_TASK ITEM_
Scan the data below for the string "fork". Copy every line where it appears.

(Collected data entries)

After: 1.158 million transitions/s (median of 6 runs). No clear change (+0.5%).

```diff
diff --git a/acme_amd/_lib.py b/acme_amd/_lib.py
--- a/acme_amd/_lib.py
+++ b/acme_amd/_lib.py
@@ -242,6 +242,7 @@
     "acme_dqn_verdict_timeouts": (c_i32, [c_vp, ctypes.POINTER(c_i64)]),
     "acme_dqn_update_rider_launches": (c_i64, [c_vp]),
     "acme_dqn_fused_x2_launches": (c_i64, [c_vp]),
+    "acme_dqn_head_rider_launches": (c_i64, [c_vp]),
     "acme_dqn_skip_word": (c_i32, [c_vp, ctypes.POINTER(c_vp)]),
     "acme_dqn_set_reissue": (c_i32, [c_vp, c_i32]),
     "acme_dqn_verdicts_issued": (c_i64, [c_vp]),
diff --git a/acme_amd/csrc/dqn.hip b/acme_amd/csrc/dqn.hip
--- a/acme_amd/csrc/dqn.hip
+++ b/acme_amd/csrc/dqn.hip
@@ -13,6 +13,7 @@
 #include "gemm.h"
 #include "gemm_p3.h"
 #include "gemm_x6.h"
+#include "head_rider.h"
 #include "kernels.h"
 #include "launch.h"
 #include "learner_common.h"
@@ -116,6 +117,9 @@
   bool update_rider = true;
   int64_t rider_launches = 0;
   bool head_fuse = true;
+  bool fc_split4 = true;
+  bool head_rider = true;
+  int64_t head_rider_launches = 0;
   int fuse_x2 = torso::kFuseX2Default;
   int64_t fused_x2_launches = 0;
   bool frames_u8 = true;
@@ -165,6 +169,7 @@
 hipStream_t side_stream(const acme_dqn* l) { return prof::enabled() ? nullptr : l->side; }
 
 constexpr int kFcFwdSplits = 8;
+constexpr int kFcFwdSplitsTall = 4;
 constexpr int kHeadFwdSplits = 16;
 constexpr int kHeadBwdSplits = 8;
 
@@ -261,13 +266,15 @@
     P3DenseFwd p;
     const bool tall = rows > 512;
     const bool ttall = rows == 512 && !defer_head;
-    const int splits = kFcFwdSplits;
+    const bool half = tall && defer_head && l->fc_split4;
+    const int splits = half ? kFcFwdSplitsTall : kFcFwdSplits;
     p.M = rows; p.N = 2 * kHidden; p.K = kFlat; p.k_chunk = chunk_for(kFlat, splits);
     p.a_src = SRC(x3, (int64_t)rows * kFlat); p.ldx = kFlat;
     p.b_src = SRC(WP(l, wpl, l->t_fcw), (int64_t)kFlat * 2 * kHidden); p.slab = slab;
     if (tall) p.stamps = l->stamps;
-    rc = tall || ttall ? fc_fwd_gemm<256>(l, ttall ? "fc_fwd_target" : "fc_fwd", p, splits, st)
-                       : fc_fwd_gemm<128>(l, "fc_fwd", p, splits, st);
+    rc = (tall && !half) || ttall
+             ? fc_fwd_gemm<256>(l, ttall ? "fc_fwd_target" : "fc_fwd", p, splits, st)
+             : fc_fwd_gemm<128>(l, "fc_fwd", p, splits, st);
     if (rc != ACME_OK) return rc;
     if (defer_head && l->head_fuse &&
         dqn_head_loss_dz_fusable(kHidden, l->cfg.num_actions, splits, P(l, prm, l->t_vw),
@@ -390,6 +397,58 @@
       return rc;
   }
   return torso::backward_p3_join(st, sd);
+}
+
+int head_wgrad(acme_dqn* l, const LossArgs& la, const double* part, int B, float* hslab,
+               hipStream_t st) {
+  const int A = l->cfg.num_actions;
+  float* gr = l->grads;
+  DuelHeadWgrad p;
+  p.M = 2 * kHidden; p.N = A + 1; p.K = B; p.k_chunk = chunk_for(B, kHeadBwdSplits);
+  p.A = A; p.h = l->hid; p.g = l->g; p.act = l->a_cache; p.slab = hslab;
+  ACME_GEMM("head_wgrad", 64, 32, 2, 1, 16, 1, p, kHeadBwdSplits);
+  ACME_PROF("head_wgrad_scatter", st, 0.0, 0.0);
+  return launch_duel_head_grad_scatter(hslab, kHeadBwdSplits, kHidden, A, Pm(l, gr, l->t_vw),
+                                       Pm(l, gr, l->t_vb), Pm(l, gr, l->t_aw), Pm(l, gr, l->t_ab),
+                                       st, part, l->step.loss_nparts, la.mean_over, la.loss);
+}
+
+int dense_wgrads_p3(acme_dqn* l, const StepPlan& plan, const LossArgs& la, const double* part,
+                    int B, float* hslab, hipStream_t st) {
+  float* gr = l->grads;
+  HeadWgradArgs ra;
+  ra.h = l->hid; ra.g = l->g; ra.act = l->a_cache;
+  ra.B = B; ra.A = l->cfg.num_actions; ra.H = kHidden;
+  ra.dwv = Pm(l, gr, l->t_vw); ra.dbv = Pm(l, gr, l->t_vb);
+  ra.dwa = Pm(l, gr, l->t_aw); ra.dba = Pm(l, gr, l->t_ab);
+  ra.part = part; ra.nparts = l->step.loss_nparts; ra.mean_over = la.mean_over; ra.loss = la.loss;
+  const bool rider = l->head_rider && !plan.calibrating && HeadWgradRider::fits(ra);
+  int rc;
+  if (!rider && (rc = head_wgrad(l, la, part, B, hslab, st)) != ACME_OK) return rc;
+  P3DenseWgrad p;
+  p.M = kFlat; p.N = 2 * kHidden; p.K = B; p.k_chunk = B;
+  p.a_src = SRC(l->x3p, (int64_t)B * kFlat); p.ldx = kFlat;
+  p.b_src = SRC(l->dzhp, (int64_t)B * 2 * kHidden); p.out = Pm(l, gr, l->t_fcw);
+  p.bias_out = Pm(l, gr, l->t_fcb);
+  if (rider) {
+    l->head_rider_launches += 1;
+    ACME_LAUNCH_GEMM("fc_wgrad", ACME_MNK_FLOPS(p), gemm::p3_peak_tflops<decltype(p)>(),
+                     (gemm::launch_gemm_p3_rider<128, 128, 2, 2, 16, HeadWgradRider>(p, 1, ra, st)));
+  } else {
+    ACME_P3_GEMM("fc_wgrad", 128, 128, 2, 2, 16, p, 1);
+  }
+  return ACME_OK;
+}
+
+int fc_dgrad_p3(acme_dqn* l, int B, hipStream_t st) {
+  P3DenseDgrad p;
+  p.M = B; p.N = kFlat; p.K = 2 * kHidden; p.k_chunk = p.K;
+  p.a_src = SRC(l->dzhp, (int64_t)B * 2 * kHidden);
+  p.b_src = SRC(WP(l, l->wpl, l->t_fcw), (int64_t)kFlat * 2 * kHidden); p.xprev = CP(l->x3p);
+  p.ldx = kFlat; p.dx = PP(l->dz3p);
+  if (l->single_role) ACME_P3G_GEMM("fc_dgrad", 128, 128, 2, 2, 32, 3, p, 1);
+  else ACME_P3WS_GEMM("fc_dgrad", 128, 128, 2, 2, 32, p, 1);
+  return ACME_OK;
 }
 
 int nature_backward(acme_dqn* l, const StepPlan& plan, const void* o_tm1, int B,
@@ -430,56 +489,27 @@
                                   P(l, prm, l->t_aw), l->dzh, st);
     if (rc != ACME_OK) return rc;
   }
-  const bool fork = p3 && side_stream(l);
-  float* hslab = fork ? l->side_slab : l->slab;
-  if (fork) {
-    ACME_HIP_TRY(hipEventRecord(l->ev[2], st_main));
-    ACME_HIP_TRY(hipStreamWaitEvent(l->side, l->ev[2], 0));
-    st = l->side;
-  }
   if (p3 && plan.replay) {
     s.upd_prio = la.prio;
     s.upd_n = B;
   }
-  const bool sum_in_scatter = loss_sum;
-  {
-    DuelHeadWgrad p;
-    p.M = 2 * kHidden; p.N = A + 1; p.K = B; p.k_chunk = chunk_for(B, kHeadBwdSplits);
-    p.A = A; p.h = l->hid; p.g = l->g; p.act = l->a_cache; p.slab = hslab;
-    ACME_GEMM("head_wgrad", 64, 32, 2, 1, 16, 1, p, kHeadBwdSplits);
-    ACME_PROF("head_wgrad_scatter", st, 0.0, 0.0);
-    rc = launch_duel_head_grad_scatter(
-        hslab, kHeadBwdSplits, kHidden, A, Pm(l, gr, l->t_vw), Pm(l, gr, l->t_vb),
-        Pm(l, gr, l->t_aw), Pm(l, gr, l->t_ab), st, sum_in_scatter ? la.loss_part : nullptr,
-        s.loss_nparts, la.mean_over, la.loss);
-    if (rc != ACME_OK) return rc;
-  }
+  const double* part = loss_sum ? la.loss_part : nullptr;
   if (p3) {
-    {
-      P3DenseWgrad p;
-      p.M = kFlat; p.N = 2 * kHidden; p.K = B; p.k_chunk = B;
-      p.a_src = SRC(l->x3p, (int64_t)B * kFlat); p.ldx = kFlat;
-      p.b_src = SRC(l->dzhp, (int64_t)B * 2 * kHidden); p.out = Pm(l, gr, l->t_fcw);
-      p.bias_out = Pm(l, gr, l->t_fcb);
-      ACME_P3_GEMM("fc_wgrad", 128, 128, 2, 2, 16, p, 1);
-    }
+    const bool fork = side_stream(l) != nullptr;
+    hipStream_t ws = fork ? l->side : st_main;
     if (fork) {
-      ACME_HIP_TRY(hipEventRecord(l->ev[3], l->side));
-      st = st_main;
-    }
-    {
-      P3DenseDgrad p;
-      p.M = B; p.N = kFlat; p.K = 2 * kHidden; p.k_chunk = p.K;
-      p.a_src = SRC(l->dzhp, (int64_t)B * 2 * kHidden);
-      p.b_src = SRC(WP(l, l->wpl, l->t_fcw), (int64_t)kFlat * 2 * kHidden); p.xprev = CP(l->x3p);
-      p.ldx = kFlat; p.dx = PP(l->dz3p);
-      if (l->single_role) ACME_P3G_GEMM("fc_dgrad", 128, 128, 2, 2, 32, 3, p, 1);
-      else ACME_P3WS_GEMM("fc_dgrad", 128, 128, 2, 2, 32, p, 1);
-    }
+      ACME_HIP_TRY(hipEventRecord(l->ev[2], st_main));
+      ACME_HIP_TRY(hipStreamWaitEvent(l->side, l->ev[2], 0));
+    }
+    if ((rc = dense_wgrads_p3(l, plan, la, part, B, fork ? l->side_slab : l->slab, ws)) != ACME_OK)
+      return rc;
+    if (fork) ACME_HIP_TRY(hipEventRecord(l->ev[3], l->side));
+    if ((rc = fc_dgrad_p3(l, B, st_main)) != ACME_OK) return rc;
     if (fork && join_dense) ACME_HIP_TRY(hipStreamWaitEvent(st_main, l->ev[3], 0));
     if (fork) s.dense_ev = l->ev[3];
     return ACME_OK;
   }
+  if ((rc = head_wgrad(l, la, part, B, l->slab, st)) != ACME_OK) return rc;
   {
     DenseWgrad<true> p;
     p.M = kFlat; p.N = 2 * kHidden; p.K = B; p.k_chunk = B;
@@ -593,6 +623,8 @@
   l->bk32 = tune_variant("BK32") == 1;
   l->update_rider = tune_variant("UPDATE_RIDER", kUpdateRiderDefault) != 0;
   l->head_fuse = tune_variant("HEAD_FUSE", 1) != 0;
+  l->fc_split4 = tune_variant("FC_SPLIT4", 1) != 0;
+  l->head_rider = tune_variant("HEAD_RIDER", 1) != 0;
   l->fuse_x2 = tune_variant("FUSE_X2", torso::kFuseX2Default) & 3;
   l->stamps_on = tune_variant("STAMPS") == 1;
   const int A = cfg->num_actions;
@@ -811,6 +843,7 @@
 
 int64_t acme_dqn_update_rider_launches(const acme_dqn* l) { return l ? l->rider_launches : 0; }
 int64_t acme_dqn_fused_x2_launches(const acme_dqn* l) { return l ? l->fused_x2_launches : 0; }
+int64_t acme_dqn_head_rider_launches(const acme_dqn* l) { return l ? l->head_rider_launches : 0; }
 
 int acme_dqn_set_reissue(acme_dqn* l, int32_t enable) {
   ACME_CHECK_ARG(l, "null learner");
diff --git a/acme_amd/csrc/head_rider.h b/acme_amd/csrc/head_rider.h
--- /dev/null
+++ b/acme_amd/csrc/head_rider.h
@@ -0,0 +1,134 @@
+#pragma once
+
+#include <hip/hip_runtime.h>
+
+#include <cstdint>
+
+namespace acme {
+
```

_WRITTEN SOLUTION_
-  const bool fork = p3 && side_stream(l);
-  float* hslab = fork ? l->side_slab : l->slab;
-  if (fork) {
+    const bool fork = side_stream(l) != nullptr;
+    hipStream_t ws = fork ? l->side : st_main;
     if (fork) {
+    if ((rc = dense_wgrads_p3(l, plan, la, part, B, fork ? l->side_slab : l->slab, ws)) != ACME_OK)
+    if (fork) ACME_HIP_TRY(hipEventRecord(l->ev[3], l->side));
     if (fork && join_dense) ACME_HIP_TRY(hipStreamWaitEvent(st_main, l->ev[3], 0));
     if (fork) s.dense_ev = l->ev[3];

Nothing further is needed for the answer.